Утренний поток спешащих на работу сменился упорно бредущими одинокими пенсионерами, катящими какие-то подозрительно одинаковые модели сумок на колесиках. Их иногда разбавляли мамочки, рулящие свои коляски прямым фарватером. Первые раздражали Любу возможным сценарием будущего, вторые бесили не случившимся.
Люба свернула с центральной улицы, с ее пугающе прямыми линиями, в лабиринт точечных застроек и детских площадок, с краснеющими листьями клена на мокрых скамейках. Проходя мимо небольшого магазинчика, она поняла, что надо выпить. Требовалось заглушить проклятый внутренний монолог, бередящий сердце и отвлекающий разум.
Первые сто грамм коньяка ухнули внутрь огненной дорожкой, и что-то разжалось там, в глубине ее женского тела. Люба сидела на мокрой скамейке, между песочницей и синей железной горкой, и молча плакала. Слезы сами текли, и она совершенно не противилась этому явлению. Только иногда делала технический перерыв, отпить из бутылки и закусить шоколадкой с изюмом и орехами.
Она и сама не понимала, почему плачет, много всего разного смешалось в одной точке. Злость на маму и подружек, которые все три года их брака пели нескончаемую песню, что Смирнов ей не пара, не перспективен-не нужен, найдем тебе интересного-вот тут есть на примете. Обидная обида на Смирнова, который равнодушно воспринял сообщение о разводе, словно и не было ничего и никогда. А ведь было, безумная страсть, поездки в Прагу, ночные прогулки по Питеру, свадебное платье и кольца. Мечтали о счастье в отдельной квартире, о ребеночке, как будут его растить и кем ему быть...
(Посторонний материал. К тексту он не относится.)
+template <int HS, int HP, uint32_t kStage, int kPre, int kFly>
+__device__ __forceinline__ bool label_dense_request(uint32_t *row, const LabelGraph &L, const bool valid,
+                                                    const uint32_t sub, const uint32_t rr, const uint32_t tt,
+                                                    const uint32_t ns, const uint32_t np, const uint32_t os,
+                                                    const uint32_t op, uint32_t &nl_out) {
+    static_assert(kStage % 4 == 0, "16-byte aligned rows");
+    const bool s_over = ns > (uint32_t)(HS - kHeadFixed), p_over = np > (uint32_t)(HP - kHeadFixed);
+    const uint32_t *Sg = s_over ? L.S + (uint64_t)os * 16 : L.S + (uint64_t)tt * HS + kHeadFixed;
+    const uint32_t *Pg = p_over ? L.P + (uint64_t)op * 16 : L.P + (uint64_t)rr * HP + kHeadFixed;
+    const bool walk_p = np <= ns;
+    const uint32_t nw = walk_p ? np : ns, nl = walk_p ? ns : np;
+    const uint32_t *Lg = walk_p ? Sg : Pg, *W = walk_p ? Pg : Sg;
+    nl_out = nl;
+    {
+        constexpr int kSt = (kStage / 4 + 3) / 4;
+        const bool st = valid && nl <= kStage;
+#pragma unroll
+        for (int k0 = 0; k0 < kSt; k0 += kFly) {
+            uint4 v[kFly];
+#pragma unroll
+            for (int k = 0; k < kFly; k++) {
+                const uint32_t i = sub + 4 * (k0 + k);
+                v[k] = k0 + k < kSt && st && i * 4 < nl ? reinterpret_cast<const uint4 *>(Lg)[i]
+                                                        : make_uint4(0u, 0u, 0u, 0u);
+            }
+#pragma unroll
+            for (int k = 0; k < kFly; k++) {
+                const uint32_t i = sub + 4 * (k0 + k);
+                if (k0 + k < kSt && st && i * 4 < nl) reinterpret_cast<uint4 *>(row)[i] = v[k];
+            }
+        }
+    }
+    uint32_t wk[kPre];
+#pragma unroll
+    for (int i = 0; i < kPre; i++) {
+        const uint32_t k = sub + 4 * i;
+        wk[i] = valid && k < nw ? W[k] : 0u;
+    }
+    wave_sync();
+    const uint32_t *O = nl <= kStage ? row : Lg;
+    bool hit = false;
+    if (valid) {
+#pragma unroll
+        for (int i = 0; i < kPre; i++)
+            if (!hit && sub + 4 * i < nw) hit = label_find_n(O, nl, wk[i]);
+        for (uint32_t k = sub + 4 * kPre; k < nw && !hit; k += 4) hit = label_find_n(O, nl, W[k]);
+        if (sub == 0 && !hit && rr >= L.ni) hit = walk_p ? label_find_n(O, nl, rr) : label_find_n(W, nw, rr);
+    }
+    return hit;
+}
+
 #ifndef KETO_LABEL_MEET
 #define KETO_LABEL_MEET 0
 #endif
 
-template <int HS, int HP, bool TAIL = false>
+constexpr int kLabelPlain = 0, kLabelTail = 1, kLabelSettle = 2;
+template <int HS, int HP, int MODE = kLabelPlain>
 __device__ __forceinline__ void label_unit(LabelShared<HS, HP> &sh, const LabelGraph &L, uint32_t r_lane,
                                            uint32_t t_lane, uint64_t *allowed, const uint64_t unit,
                                            const LabelRest &R, const LabelRest &F, unsigned long long *stats) {
@@ -2347,7 +2399,7 @@
         }
     }
     bool tail = false;
-    if constexpr (TAIL) {
+    if constexpr (MODE != kLabelPlain) {
         const uint64_t hq = __ballot(hit);
         bool tq = labelled && !((hq >> (lane & ~3u)) & 0xF) && np > CP && np <= 2 * CP && es > 0;
         uint32_t p_last = 0;
@@ -2387,6 +2439,7 @@
             tail = tq;
         }
     }
+    bool open = false;
     {
         const uint64_t hb = __ballot(hit);
         const uint32_t os = label_word<SW, 1>(sw), op = label_word<PW, 1>(pw);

Когда начало темнеть, к скамейке подошли веселые мудаки. Они принесли еще коньяка, закуски, и рассказывали забавные истории про жизнь. Люба хотел уйти, но из веселых они превратились в злых. Их сильные руки обхватили ее и переместили на заднее сиденье машины, как она успела понять. Стало немного больно, потом приятно, затем все равно. Она тыкалась лицом в пропахшую дымом и чем-то кислым ткань обивки. Заглушая пыхтенье мудаков, играла музыка. Что-то про свободу, счастье и волю.
***
Фонари качались, и безжалостно разрезали своим мертвым светом погрузившийся в сумерки мир. Переулок вывел Любу в тупик, оканчивавшийся серой бетонной помойкой, с забитыми под завязку мусорными баками. Кто-то там шуршал пакетами и звенел пустыми консервными банками, прячась в тени между стенкой и баком.
Коньяк и шоколад лезли наружу, разлетаясь на асфальте в цветные брызги. После выворачивающего приступа рвоты стало намного легче, голова прояснилась. Из-за бака, держа в зубах кость, вышла дворняга, и остановилась перед Любой. Глаза у нее смотрели жалостливо и с непонятной надеждой, как иногда у Смирнова.
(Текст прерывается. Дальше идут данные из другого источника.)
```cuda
__global__ void title_live_kernel(int N, int L, const int* __restrict__ tok, int* __restrict__ flags) {
  int warp = (int)(((long long)blockIdx.x * blockDim.x + threadIdx.x) >> 5), lane = threadIdx.x & 31;
  if (warp >= N) return;
  int nz = 0;
  for (int l = lane; l < L; l += 32) nz |= (tok[(long long)warp * L + l] != 0);
  nz = warp_or(nz);
  if (lane == 0) flags[warp] = nz ? 1 : 0;
}
__global__ void __launch_bounds__(1024) title_rank_kernel(int N, const int* __restrict__ flags, int* __restrict__ local_rank,
                                                          int* __restrict__ block_tot) {
  __shared__ int wsum[32];
  const int n = blockIdx.x * 1024 + threadIdx.x, lane = threadIdx.x & 31, warp = threadIdx.x >> 5;
  const int f = (n < N && flags[n]) ? 1 : 0;
  const unsigned bal = __ballot_sync(0xffffffffu, f);
  if (lane == 0) wsum[warp] = __popc(bal);
  __syncthreads();
  if (warp == 0) {
    int v = wsum[lane];
#pragma unroll
    for (int o = 1; o < 32; o <<= 1) {
      const int u = __shfl_up_sync(0xffffffffu, v, o);
      if (lane >= o) v += u;
    }
    wsum[lane] = v;
  }
  __syncthreads();
  if (n < N) local_rank[n] = (warp ? wsum[warp - 1] : 0) + __popc(bal & ((1u << lane) - 1u));
  if (threadIdx.x == 0) block_tot[blockIdx.x] = wsum[31];
}
__global__ void title_compact_kernel(int N, int L, const int* __restrict__ tok, const int* __restrict__ flags,
                                     const int* __restrict__ local_rank, const int* __restrict__ block_tot, int n_blocks,
                                     int* __restrict__ live_idx, int* __restrict__ n_live, int* __restrict__ tok_c) {
  int warp = (int)(((long long)blockIdx.x * blockDim.x + threadIdx.x) >> 5), lane = threadIdx.x & 31;
  if (warp >= N) return;
  const int blk = warp >> 10;
  int before = 0;
  for (int b = lane; b < n_blocks; b += 32) before += (b < blk || warp == N - 1) ? block_tot[b] : 0;
  before = __reduce_add_sync(0xffffffffu, before);
  if (warp == N - 1) {
    if (lane == 0) *n_live = before;
    before = 0;
    for (int b = lane; b < blk; b += 32) before += block_tot[b];
    before = __reduce_add_sync(0xffffffffu, before);
  }
  if (!flags[warp]) return;
  const int ci = before + local_rank[warp];
  if (lane == 0) live_idx[ci] = warp;
  for (int l = lane; l < L; l += 32) tok_c[(long long)ci * L + l] = tok[(long long)warp * L + l];
}

__global__ void mask_live_kernel(int N, const int* __restrict__ v, int* __restrict__ flags) {
  const int n = blockIdx.x * blockDim.x + threadIdx.x;
  if (n < N) flags[n] = v[n] != 0 ? 1 : 0;
}
__global__ void __launch_bounds__(1024) mask_compact_kernel(int N, const int* __restrict__ v, const int* __restrict__ flags,
                                                            const int* __restrict__ local_rank,
// ... 163 lines not shown
```

### mnexp_b200/csrc/gemm_tc.cu

```cuda
#include <stdlib.h>

#include "tc_common.cuh"

namespace lstur {
namespace tc {

constexpr int G_KBLK = 64;
constexpr int G_STAGES = 4;
constexpr int G_A_BYTES = TILE_M * 128;
constexpr int G_B_BYTES = 256 * 128;
constexpr int G_STAGE_BYTES = G_A_BYTES + G_B_BYTES;
constexpr int G_STAGE_BYTES_S3 = 2 * (G_A_BYTES + G_B_BYTES);
constexpr int G_THREADS = 416;
constexpr int G_PRODUCERS = 256;
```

- Дура я, - доверительно призналась Люба псине. - Смирнов хороший был, а я все просрала.
Собака завиляла хвостом, словно поддерживая ее.
- Ему бы отмудохать меня как следует, дурь из головы выбить, ну и трахнуть потом, чтобы сидеть не могла три дня, - вздохнула Люба. - А он добрый и непутевый... Смотрит и улыбается только.
Ключи, документы и кошелек в сумочке никто не взял. Люба даже нашла комок денег, пахнущих портвейном, и несколько блестящих квадратиков презервативов. Когда она повалилась спать в одежде на диван, за окном уже вставало солнце...
***
Девочка идет по дорожке из утоптанной хвои. Ноги в сандалиях приятно пружинят, в руке истертый кожаный поводок. Девочка спускается по небольшому песчаному откосу, к ручью. За ней едва поспевает старая и слепая собака, тыкаясь носом в землю. Девочка садится к самой воде, и смотрит на быстрых рыбок, мелькающих среди камней в ледяной воде. Собака запуталась в корнях и скулит. Девочка сердится, берет гладкий, обточенный водой увесистый камень, и кидает в надоедливую псину. Та взвизгивает и замирает, подергивая лапами. Фиолетовый язык свешивается набок, глаза тускнеют. Кровь тяжелыми каплями впитывается в песок. Девочка пугается, и от страха ссытся. Потом собака поднимает мертвую голову, и начинает говорить.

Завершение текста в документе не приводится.